Add half-and-half to wine/water mixture in measuring cup to make 1 cup of liquid. In a saucepan large enough to hold all ingredients, melt remaining 1 tablespoon of butter & stir in tablespoon of flour. Cook, stirring constantly, for just a minute or two to remove raw taste from flour. Still stirring constantly, slowly pour in measuring-cup mixture & continue cooking until it starts to thicken. Gently add in vegetable mixture & scallops.

Pour into baking dish, individual gratin dishes, or scallop shells & top with shredded Gruyere cheese. Depending on what size baking dish(es) you're using, bake until heated through & cheese is melted & bubbly.

Serve with a nice mixed green salad & good crusty bread.


----------



## Kayelle (Jul 14, 2011)

This is a recipe I will definitely use, Breezy.  It sounds delish, and I have just the right individual casseroles to use.  In addition to the cheese, I think I'll top mine with some buttered Panko crumbs.


----------



## Claire (Jul 14, 2011)

One item I can get consistently great is IQF large scallops.

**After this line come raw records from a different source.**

__global__ __launch_bounds__(HT) void k_huf_chain(DecodeArgs a)
{
	__shared__ uint32_t s_w[HT / 64], s_wd[HT / 64];

	const uint32_t r = blockIdx.x;
	const uint32_t tid = threadIdx.x;
	const uint32_t k0 = uniform(a.hread[2 * r]), nt = uniform(a.hread[2 * r + 1]);
	if (!nt)
		return;
	uint64_t cum = 0;
	uint32_t dcum = 0;
	for (uint32_t b = 0; b < nt; b += HT) {
		const uint32_t u = b + tid;
		uint32_t c = 0, dt = 0;
		if (u < nt) {
			const uint4 *wp = reinterpret_cast<const uint4 *>(a.hwave + (uint64_t) (k0 + u) * (HT / 64));
			const uint4 w01 = wp[0], w23 = wp[1];
			c = w01.x + w01.z + w23.x + w23.z;
			dt = (w01.y + w01.w + w23.y + w23.w) & 0xFFFFu;
		}
		const uint32_t inc = wave_scan(c);
		const uint32_t dinc = wave_scan(dt);
		if ((tid & 63) == 63) {
			s_w[tid >> 6] = inc;
			s_wd[tid >> 6] = dinc;
		}
		__syncthreads();
		uint32_t before = 0, total = 0, dbefore = 0, dtotal = 0;
#pragma unroll
		for (int w2 = 0; w2 < HT / 64; w2++) {
			const uint32_t x = s_w[w2], y = s_wd[w2];
			if (w2 < (int) (tid >> 6)) {
				before += x;
				dbefore += y;
			}
			total += x;
			dtotal += y;
		}
		if (u < nt) {
			const uint64_t bs = cum + before + inc - c;
			a.htrec[k0 + u].base = bs > 0xFFFFFFFFull ? 0xFFFFFFFFu : (uint32_t) bs;
			a.htrec[k0 + u].dbase = (dcum + dbefore + dinc - dt) & 0xFFFFu;
		}
		cum += total;
		dcum += dtotal;
		__syncthreads();
	}
	const uint32_t want = uniform(a.htiles[k0].want);
	const uint32_t nlow = cum < want ? (uint32_t) cum : want;
	const uint32_t nex = uniform(a.meta[r].nex);
	const uint64_t o0 = a.htiles[k0].low;
	uint32_t *val = a.ex_val + o0;
	uint32_t xcum = 0;
	for (uint32_t b = 0; b < nex; b += HT) {
		const uint32_t e = b + tid;
		const uint32_t z = e < nex ? (val[e] & 0xFFFFu) : 0u;
		const uint32_t dl = e < nex ? unzz16(z) : 0u;
		const uint32_t inc = wave_scan(dl);
		if ((tid & 63) == 63)
			s_w[tid >> 6] = inc;
		__syncthreads();
		uint32_t before = 0, total = 0;
#pragma unroll
		for (int w2 = 0; w2 < HT / 64; w2++) {
			const uint32_t x = s_w[w2];
			if (w2 < (int) (tid >> 6))
				before += x;
			total += x;
		}
		if (e < nex)
			val[e] = z | (((xcum + before + inc - dl) & 0xFFFFu) << 16);
		xcum += total;
		__syncthreads();
	}
	const bool fused = nlow >= 1 && (nex == 0 || a.ex_pos[o0 + nex - 1] < nlow + nex);
	for (uint32_t u = tid; u < nt; u += HT)
		a.htrec[k0 + u].fused = fused ? 1u : 0u;
	static_assert(HT / 64 == 4, "a tile's wave totals are two 16-byte loads");
	if (tid == 0) {
		a.meta[r].nlow = nlow;
		if (fused)
			a.hread[2 * r + 1] = nt | HUF_FUSED;
	}
}


constexpr uint32_t EMIT_STG = 4096;

template <bool TRIE>
__device__ __forceinline__ void emit_codes(const uint32_t *col_, const uint32_t *lut_, const uint16_t *lut2_,
					   const HuffDev *hd, uint32_t p, uint32_t nmine, uint8_t *wp_)
{
	const lds_cu32p col = (lds_cu32p) col_;
	const lds_cu8p lut = (lds_cu8p) lut_;
	const lds_cu16p lut2 = (lds_cu16p) lut2_;
	auto long_entry = [&](uint32_t e, uint32_t wnd) -> uint32_t {
		if (TRIE && e == 0xFFFFFFFFu) {
			const uint32_t t = trie_code(hd, wnd);
			return t ? ((t & 0xFFFFFF00u) | ((uint32_t) unzz8(t & 0xFFu) & 0xFFu)) : 0u;
		}
		const uint32_t e2 = lut2[(e & 0xFFFu) + ((wnd >> HUF_LUT_BITS) & ((1u << ((e >> 12) & 15u)) - 1u))];
		return e2 == 0xFFFFu ? 0u : (((uint32_t) unzz8(e2 & 0xFFu) & 0xFFu) | (e2 & 0x1F00u) | ((e2 & 0x1F00u) << 16));
	};
	typedef lds_u8p WP;
	WP w = (WP) wp_;
	const WP wend = w + nmine;
	WP wlim = nmine ? wend - 1 : w;
	constexpr uint32_t PB = 30;
	const lds_cu32p colm = col - 64;
	uint32_t pp = p + PB;
	uint32_t jj = pp >> 5;
// ... 10 lines not shown
			w += 1u + ((e >> 29) & 1u);
			pp += (e >> 8) & 0x1Fu;
			const uint32_t jn = pp >> 5;
			if (jn != jj) {
				w0 = w1;
				w1 = w2;
			}
			jj = jn;
		}
	}
	if (w < wend) {
		const uint32_t wnd = __builtin_amdgcn_alignbit(w1, w0, pp);
		uint32_t e = *(lds_cu32p) (lut + (wnd & (((1u << HUF_LUT_BITS) - 1u) << 2)));
		if (e >= HUF_LONG)
			e = long_entry(e, wnd >> 2);
		w[0] = (uint8_t) e;
	}
}


__device__ __forceinline__ uint32_t lower_bound_u32(const uint32_t *p, uint32_t n, uint32_t key)
{
	uint32_t lo = 0, hi = n;
	while (lo < hi) {
		const uint32_t mid = (lo + hi) >> 1;
		if (p[mid] < key)
			lo = mid + 1;
		else
			hi = mid;
	}
	return lo;
}

__device__ __forceinline__ uint32_t keys_below(const uint32_t *pos, uint32_t nex, uint32_t key)
{
	uint32_t lo = 0, hi = nex;
	while (lo < hi) {
		const uint32_t mid = (lo + hi) >> 1;
		if (uniform(pos[mid]) - mid < key)
			lo = mid + 1;
		else
			hi = mid;
	}
	return lo;
}

template <typename LOWAT>
__device__ __forceinline__ void gather8(LOWAT lowat, const uint32_t *pos, const uint32_t *val, uint32_t zd0,
					uint32_t i0, uint32_t Ia, uint32_t Ib, uint32_t e_first, uint32_t e_cnt,
					uint32_t v[4])
{
	v[0] = v[1] = v[2] = v[3] = 0;
	const uint32_t lo = i0 > Ia ? i0 : Ia;
	const uint32_t hi = i0 + 8 < Ib ? i0 + 8 : Ib;
	if (lo >= hi)
		return;
	const uint32_t uf = lo ? lo - 1 : 0;
	const uint32_t e_end = e_first + e_cnt;
	uint32_t e = e_first + lower_bound_u32(pos + e_first, e_cnt, uf);
	uint32_t l = uf - e;
	uint32_t nextpos = e < e_end ? pos[e] : 0xFFFFFFFFu;
#pragma unroll
	for (int h = 0; h < 8; h++) {
		const uint32_t i = i0 + h;
		if (i >= lo && i < hi) {
			uint32_t dl;
			if (i == 0) {
				dl = unzz16(zd0);
			} else if (i - 1 == nextpos) {
				dl = unzz16(val[e] & 0xFFFFu);
				e++;
				nextpos = e < e_end ? pos[e] : 0xFFFFFFFFu;
			} else {
				dl = lowat(l) & 0xFFFFu;
				l++;
			}
			v[h >> 1] |= dl << (16 * (h & 1));
		}
	}
}

struct EmitRead {
	const uint32_t *pos, *val;
	int16_t *out;
	uint32_t nex, zd0, q, nlow;
};

constexpr uint32_t EMIT_ALIGN = 8;

__device__ __forceinline__ void expand8s(uint2 dd, uint32_t v[4])
{
	typedef short i16x2 __attribute__((ext_vector_type(2)));
	const i16x2 eight = { 8, 8 };
	const uint32_t t[4] = { __builtin_amdgcn_perm(0, dd.x, 0x010c000c), __builtin_amdgcn_perm(0, dd.x, 0x030c020c),
				__builtin_amdgcn_perm(0, dd.y, 0x010c000c), __builtin_amdgcn_perm(0, dd.y, 0x030c020c) };
#pragma unroll
	for (int h = 0; h < 4; h++)
		v[h] = __builtin_bit_cast(uint32_t, __builtin_bit_cast(i16x2, t[h]) >> eight);
}

struct EmitPlan {
	uint32_t L0, L1;
	uint32_t Ea, ecnt;
	uint32_t Ia, Ib;
	uint32_t base;
	uint32_t pe;
};

__device__ __forceinline__ EmitPlan emit_plan(const EmitRead &R, uint32_t L0, uint32_t quota, uint32_t B0, uint32_t lane,
					      uint32_t kraw, uint32_t vraw)
{
	const uint32_t key = kraw == 0xFFFFFFFFu ? kraw : kraw - lane;
	EmitPlan P;
	P.L0 = L0;
	P.L1 = L0 + quota;
	const uint32_t nex = R.nex;
	const bool lastw = P.L1 == R.nlow;
	uint32_t Ea = 0, Eb = 0;
	if (nex && nex <= 64) {
		Ea = (uint32_t) __popcll(__ballot(key < P.L0));
		Eb = (uint32_t) __popcll(__ballot(key < P.L1));
	} else if (nex) {
		Ea = keys_below(R.pos, nex, P.L0);
		Eb = keys_below(R.pos, nex, P.L1);
	}
	if (lastw)
		Eb = nex;
	P.Ea = Ea;
	P.ecnt = Eb - Ea;
	P.Ia = L0 ? L0 + Ea + 1 : 0u;
	P.Ib = P.L1 + Eb + 1;
	P.base = 0;
	if (L0) {
		P.base = unzz16(R.zd0) + B0;
		if (Ea) {
			const uint32_t pv = nex <= 64 ? (uint32_t) __builtin_amdgcn_readlane((int) vraw, (int) (Ea - 1)) : uniform(R.val[Ea - 1]);
			P.base += (pv >> 16) + unzz16(pv & 0xFFFFu);
		}
	}
	if (nex <= 64) {
		const uint32_t pl = (uint32_t) __shfl((int) kraw, (int) ((Ea + lane) & 63u), 64);
		P.pe = lane < P.ecnt ? pl : 0xFFFFFFFFu;
	} else {
		P.pe = (P.ecnt <= 64 && lane < P.ecnt) ? R.pos[Ea + lane] : 0xFFFFFFFFu;
	}
	return P;
}

__device__ __forceinline__ void emit_samples16(const uint8_t *src, const EmitRead &R, const EmitPlan &P, uint32_t lane)
{
	const uint32_t L0 = P.L0, L1 = P.L1, Ea = P.Ea, ecnt = P.ecnt, Ia = P.Ia, Ib = P.Ib, pe = P.pe;
	uint32_t base = P.base;
	auto ex_below = [&](uint32_t key) -> uint32_t {
		if (ecnt == 0)
			return 0u;
		if (ecnt <= 64)
			return (uint32_t) __popcll(__ballot(pe < key));
		return uniform(lower_bound_u32(R.pos + Ea, ecnt, key));
	};
	const bool shift = uniform(R.q) != 0;
	const u16x2 qq = { (unsigned short) R.q, (unsigned short) R.q };
	const uint32_t *s32 = reinterpret_cast<const uint32_t *>(src);
	for (uint32_t g = Ia & ~(EMIT_ALIGN - 1); g < Ib; g += 1024) {
		const uint32_t i0 = g + lane * 16;
		const uint32_t e0 = ex_below(g ? g - 1 : 0u), e1 = ex_below(g + 1023);
		const bool plain = e0 == e1 && g != 0;
		const bool ragged = g < Ia || g + 1024 > Ib;
		uint32_t v[8];
		if (plain) {
			const bool any = i0 + 16 > Ia && i0 < Ib;
			const int32_t o = any ? (int32_t) (i0 - 1 - Ea - e0 - L0) : 0;
			const int32_t j = o >> 2;
			const uint32_t sh = (uint32_t) (o & 3) * 8u;
			const uint32_t d0 = s32[j], d1 = s32[j + 1], d2 = s32[j + 2], d3 = s32[j + 3], d4 = s32[j + 4];
			uint2 da = make_uint2(__builtin_amdgcn_alignbit(d1, d0, sh), __builtin_amdgcn_alignbit(d2, d1, sh));
			uint2 db = make_uint2(__builtin_amdgcn_alignbit(d3, d2, sh), __builtin_amdgcn_alignbit(d4, d3, sh));
			if (g < Ia) {
				auto mask8 = [&](uint2 &dd, uint32_t ia) {
					const uint32_t lo = Ia > ia ? (Ia - ia < 8 ? Ia - ia : 8u) : 0u;
					const uint64_t m = lo >= 8 ? 0ull : ~((1ull << (8 * lo)) - 1ull);
					dd.x &= (uint32_t) m;
					dd.y &= (uint32_t) (m >> 32);
				};
				mask8(da, i0);
				mask8(db, i0 + 8);
			}
			expand8s(da, v);
			expand8s(db, v + 4);
		} else {
			auto lowat = [&](uint32_t l) -> uint32_t { return (l >= L0 && l < L1) ? (uint32_t) (int32_t) (int8_t) src[l - L0] : 0u; };
			gather8(lowat, R.pos, R.val, R.zd0, i0, Ia, Ib, Ea, ecnt, v);
			gather8(lowat, R.pos, R.val, R.zd0, i0 + 8, Ia, Ib, Ea, ecnt, v + 4);
			__builtin_amdgcn_s_waitcnt(0x0F70);
		}
		const uint32_t ta = lane_prefix8(v) & 0xFFFFu;
		const uint32_t tb = lane_prefix8(v + 4) & 0xFFFFu;
		const uint32_t tot = (ta + tb) & 0xFFFFu;
		const uint32_t inc = wave_incl_scan_dpp(tot);
		const uint32_t ba = (base + inc - tot) & 0xFFFFu, bb = (ba + ta) & 0xFFFFu;
		const uint32_t ba2 = ba | (ba << 16), bb2 = bb | (bb << 16);
#pragma unroll
		for (int h = 0; h < 4; h++) {
			v[h] = pk_add16(v[h], ba2);
			v[4 + h] = pk_add16(v[4 + h], bb2);
		}
		if (shift) {
#pragma unroll
			for (int h = 0; h < 8; h++)
				v[h] = __builtin_bit_cast(uint32_t, __builtin_bit_cast(u16x2, v[h]) << qq);
		}
#if defined(EMIT_ABL) && EMIT_ABL == 1
		if (R.nlow == 0x7FFFFFFFu)
#endif
#pragma unroll
		for (int hh = 0; hh < 2; hh++) {
			const uint32_t ia = i0 + 8 * hh;
			if (!ragged || (ia >= Ia && ia + 8 <= Ib)) {
				typedef uint32_t u32x4 __attribute__((ext_vector_type(4)));
				const u32x4 vv = { v[4 * hh], v[4 * hh + 1], v[4 * hh + 2], v[4 * hh + 3] };
#ifdef EMIT_NT_STORES
				__builtin_nontemporal_store(vv, reinterpret_cast<u32x4 *>(R.out + ia));
#else
				*reinterpret_cast<u32x4 *>(R.out + ia) = vv;
#endif
			} else if (ia < Ib && ia + 8 > Ia) {
#pragma unroll
				for (uint32_t h = 0; h < 8; h++)
					if (ia + h >= Ia && ia + h < Ib)
						R.out[ia + h] = (int16_t) (v[4 * hh + (h >> 1)] >> (16 * (h & 1)));
			}
		}
		base += (uint32_t) __builtin_amdgcn_readlane((int) inc, 63);
	}
}

__device__ __forceinline__ uint32_t zz_bytes(uint32_t d)
{
	return ((d << 1) & 0xFEFEFEFEu) ^ (((d >> 7) & 0x01010101u) * 0xFFu);
}

#ifndef EMIT_WG
#define EMIT_WG 512
#endif
#ifndef EMIT_PER_CU
#define EMIT_PER_CU 2
// ... 40 lines not shown
		s_chunk[threadIdx.x] = ~0ull;
	{
		const uint4 *s4 = reinterpret_cast<const uint4 *>(a.huff->lut32);
		uint4 *d4 = reinterpret_cast<uint4 *>(lut);
		for (uint32_t i = threadIdx.x; i < (1u << HUF_LUT_BITS) / 4; i += WGE)
			d4[i] = s4[i];
		const uint4 *t4 = reinterpret_cast<const uint4 *>(a.huff->lut2);
		uint4 *u4 = reinterpret_cast<uint4 *>(lut2);
		for (uint32_t i = threadIdx.x; i < (uint32_t) HUF_L2_ENTRIES / 8; i += WGE)
			u4[i] = t4[i];
	}
	uint32_t *col = img[wv] + lane;
	uint8_t *stg = stg_all.s[wv];
	__syncthreads();
	auto draw = [&]() -> uint32_t {
		uint32_t u = 0;
		if (lane == 0) {
			const uint32_t t = atomicAdd(&s_ticket, 1u);
			const uint32_t c = t / EMIT_UC, slot = t % EMIT_UC;
			unsigned long long *cs = &s_chunk[c & 63u];
			if (slot == 0) {
				u = atomicAdd(&a.ctl->units, EMIT_UC);
				__hip_atomic_store(cs, ((unsigned long long) c << 32) | u, __ATOMIC_RELAXED, __HIP_MEMORY_SCOPE_WORKGROUP);
			} else {
				unsigned long long v;
				do {
					v = __hip_atomic_load(cs, __ATOMIC_RELAXED, __HIP_MEMORY_SCOPE_WORKGROUP);
				} while ((uint32_t) (v >> 32) != c);
				u = (uint32_t) v + slot;
			}
		}
		return uniform(u);
	};
	static_assert(sizeof(HufTile) == 32 && sizeof(HufTRec) == 32 && sizeof(ReadMeta) == 32 && offsetof(HufTile, nbits) == 16 &&
			      offsetof(HufTile, read) == 24 && offsetof(HufTRec, base) == 8 && offsetof(HufTRec, fused) == 28,
		      "the records are read as eight dwords each");
	auto fetch_tile = [&](uint32_t u) -> uint32_t {
		uint32_t v = 0;
		if (u < nunits && lane < 24) {
			const uint32_t k = u / (HT / 64);
			const uint32_t *p = lane < 8 ? reinterpret_cast<const uint32_t *>(a.htiles + k)
					  : lane < 16 ? reinterpret_cast<const uint32_t *>(a.htrec + k)
						      : reinterpret_cast<const uint32_t *>(a.hwave + (uint64_t) k * (HT / 64));
			v = p[lane & 7];
		}
		return v;
	};
	struct Unit {
		uint32_t u, nbits_t, read, want, fused, cb, db, base, dbase;
		uint64_t srco, roff;
	};
	auto resolve = [&](uint32_t u, uint32_t tv) -> Unit {
		auto at = [&](int i) -> uint32_t { return (uint32_t) __builtin_amdgcn_readlane((int) tv, i); };
		Unit U;
		U.u = u;
		U.srco = ((uint64_t) at(1) << 32) | at(0);
		U.roff = ((uint64_t) at(3) << 32) | at(2);
		U.nbits_t = at(4);
		U.read = at(6);
		U.want = at(7);
		U.base = at(8 + 2);
		U.dbase = at(8 + 3);
		U.fused = at(8 + 7);
		const uint32_t wq = u % (HT / 64);
		U.cb = (wq > 0 ? at(16) : 0u) + (wq > 1 ? at(18) : 0u) + (wq > 2 ? at(20) : 0u);
		U.db = (wq > 0 ? at(17) : 0u) + (wq > 1 ? at(19) : 0u) + (wq > 2 ? at(21) : 0u);
		return U;
	};
	struct Stage2 {
		uint32_t pay[NDW];
		uint32_t rec;
		uint4 m0, m1;
		bool fast;
	};
	auto issue2 = [&](const Unit &U, Stage2 &S) {
		const uint32_t tid = (U.u % (HT / 64)) * 64 + lane;
		const int32_t rb0 = (int32_t) tid * (OWN / 8), nby = (int32_t) ((U.nbits_t + 7) >> 3);
		S.fast = !any64(rb0 + 4 * NDW > nby);
		const uint8_t *q = a.in + U.srco + rb0;
		if (S.fast) {
			uint4 t[NDW / 4 ? NDW / 4 : 1];
#pragma unroll
			for (int j = 0; j < NDW / 4; j++)
				t[j] = ld16_pay(q + 16 * j);
#pragma unroll
			for (int j = 0; j < NDW % 4; j++)
				S.pay[NDW / 4 * 4 + j] = ld4_pay(q + 4 * (NDW / 4 * 4 + j));
#pragma unroll
			for (int j = 0; j < NDW / 4; j++) {
				S.pay[4 * j + 0] = t[j].x;
				S.pay[4 * j + 1] = t[j].y;
				S.pay[4 * j + 2] = t[j].z;
				S.pay[4 * j + 3] = t[j].w;
			}
		}
		S.rec = a.hrec[(uint64_t) (U.u / (HT / 64)) * HT + tid];
		const uint4 *mp = reinterpret_cast<const uint4 *>(a.meta + U.read);
		S.m0 = mp[0];
		S.m1 = mp[1];
	};
	auto land2 = [&](const Unit &U, const Stage2 &S) {
		wave_lds_sync();
		if (S.fast) {
#pragma unroll
			for (int j = 0; j < NDW; j++)
				col[j * 64] = S.pay[j];
		} else {
			const uint32_t tid = (U.u % (HT / 64)) * 64 + lane;
			col_load<NDW>(col, a.in + U.srco, (int32_t) tid * (OWN / 8), 0, (int32_t) ((U.nbits_t + 7) >> 3));
		}
		wave_lds_sync();
	};
	HSTAMP_DECL;
	const uint32_t u_first = draw();
	if (u_first >= nunits)
		return;
	Unit U = resolve(u_first, fetch_tile(u_first)), Un = {}, Unn = {};
	Stage2 S, Sn = {};
	issue2(U, S);
	land2(U, S);
	uint32_t u_nxt = draw();
	if (u_nxt < nunits)
		Un = resolve(u_nxt, fetch_tile(u_nxt));
	for (;;) {
		const uint32_t u_nn = draw();
		const uint32_t tv_nn = fetch_tile(u_nn);
		const bool more = u_nxt < nunits;
		if (more)
			issue2(Un, Sn);
		HSTAMP(0);
		const uint32_t tid = (U.u % (HT / 64)) * 64 + lane;
		const uint32_t rec = S.rec;
		const uint32_t want = U.want;
		const uint64_t roff = U.roff;
		uint8_t *low = a.low + roff;
		const uint32_t cnt = (rec >> 8) & 0xFFu;
		const uint32_t inc = wave_scan(cnt);
		const uint64_t obase = (uint64_t) U.base + U.cb;
		const uint32_t B0 = U.dbase + (U.db & 0xFFFFu);
		const bool fused = U.fused != 0;
		const uint32_t wsum = uniform((uint32_t) __shfl((int) inc, 63, 64));
		const uint32_t quota = obase >= want ? 0u : (wsum < want - (uint32_t) obase ? wsum : want - (uint32_t) obase);
		const uint32_t ex = inc - cnt;
		const uint32_t f = rec & 0xFFu;
		const uint32_t p0 = f == R_END ? 0u : f;
		uint32_t nmine = (ex >= quota || f == R_END) ? 0u : (cnt < quota - ex ? cnt : quota - ex);
		nmine = ex >= EMIT_STG ? 0u : (nmine < EMIT_STG - ex ? nmine : EMIT_STG - ex);
		uint8_t *dst = low + obase;
		EmitRead R = {};
		if (fused) {
			R.pos = a.ex_pos + roff;
			R.val = a.ex_val + roff;
			R.out = a.sig + roff;
			R.nex = uniform(S.m0.x);
			R.zd0 = uniform(S.m0.z);
			R.q = uniform(S.m0.w);
			R.nlow = uniform(S.m1.z);
		}
		(void) tid;
		const uint32_t kraw = (fused && quota && lane < R.nex) ? R.pos[lane] : 0xFFFFFFFFu;
		const uint32_t vraw = (fused && quota && lane < R.nex) ? R.val[lane] : 0u;
		HSTAMP(2);
		{
#if defined(EMIT_ABL) && EMIT_ABL == 3
			if (a.nreads == 0x7FFFFFFFu)
#endif
			emit_codes<TRIE>(col, lut, lut2, a.huff, p0, nmine, stg + ex);
			HSTAMP(3);
			if (more)
				land2(Un, Sn);
			else
				wave_lds_sync();
			if (u_nn < nunits)
				Unn = resolve(u_nn, tv_nn);
			HSTAMP(1);
			if (fused) {
				if (quota) {
					const EmitPlan P = emit_plan(R, (uint32_t) obase, quota, B0, lane, kraw, vraw);
					HSTAMP(4);
#if defined(EMIT_ABL) && EMIT_ABL == 2
					if (a.nreads == 0x7FFFFFFFu)
#endif
					emit_samples16(stg, R, P, lane);
					HSTAMP(5);
				}
			} else {
				for (uint32_t o = lane * 16; o < quota; o += 64 * 16) {
					uint4 v = *reinterpret_cast<const uint4 *>(stg + o);
					v = make_uint4(zz_bytes(v.x), zz_bytes(v.y), zz_bytes(v.z), zz_bytes(v.w));
					if (o + 16 <= quota) {
						__builtin_memcpy(dst + o, &v, 16);
					} else {
						const uint32_t vv[4] = { v.x, v.y, v.z, v.w };
						for (uint32_t b = 0; o + b < quota; b++)
							dst[o + b] = (uint8_t) (vv[b >> 2] >> (8 * (b & 3)));
					}
				}
			}
			wave_lds_sync();
		}
		HSTAMP(6);
		if (!more)
			break;
		U = Un;
		S = Sn;
		Un = Unn;
		u_nxt = u_nn;
	}
	HSTAMP_FLUSH(8);
}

My favorite is to sear them, then deglaze with sherry, cream, a touch of cayenne, and some green peppercorns.  Serve over either linguini or, if we're going fancy, a puff pastry shell.  Yummy.  But I may try this recipe since it is one seafood that is readily available here.  

Is there a way of saying "happy basille day"?  I guess I'll go with the cajun way of saying anything.  "Laissez les bon tempes roullez!"  (and, yes, I've probably misspelled that!)


----------



## BreezyCooking (Jul 14, 2011)

Kayelle said:


> This is a recipe I will definitely use, Breezy. It sounds delish, and I have just the right individual casseroles to use. In addition to the cheese, I think I'll top mine with some buttered Panko crumbs.


 
Let me know how you like it with crumbs.  I tried it that way once while I was still experimenting with the recipe & didn't care for it.  The crumbs seemed to interfere too much with the bubbling cheese & made too much of a "crust" for my taste.  But it's all personal preference.  Enjoy!


----------



## Bolas De Fraile (Jul 15, 2011)

A wonderful retro dish that I have not cooked for yonks, Paupiettes de sole vin blanc is another fav, I grew up with this type of dish and had forgotten about them.
Coquilles or Sole followed by Tournedos Rossini then Tarte Normand would be in my top 10 meals.


----------



## Snip 13 (Jul 15, 2011)

Thanks Breezy 
I have only had scallops once and they were wrinkly dry horrible little things, haven't had the guts to try them since! This recipe makes me wanna try making them myself. I think I just had a bad first experience!


----------



## BreezyCooking (Jul 15, 2011)

The biggest key to enjoying scallops is to remember that as far as cooking time goes - LESS IS MORE. Fresh scallops are perfectly palatable raw, which is always a good key when figuring cooking time. In fact, raw scallops are frequently offered at sushi restaurants. So whether using little bay scallops, regular sea scallops, or the giant diver sea scallops, always lean towards the very least amount of cooking time & you won't go far wrong. The ones in my recipe are just briefly blanched/poached, & then really just heated through while the cheese melts on the casserole(s). The fact that they're enrobed in the sauce helps protect them from turning to rubber during the 2nd cooking process.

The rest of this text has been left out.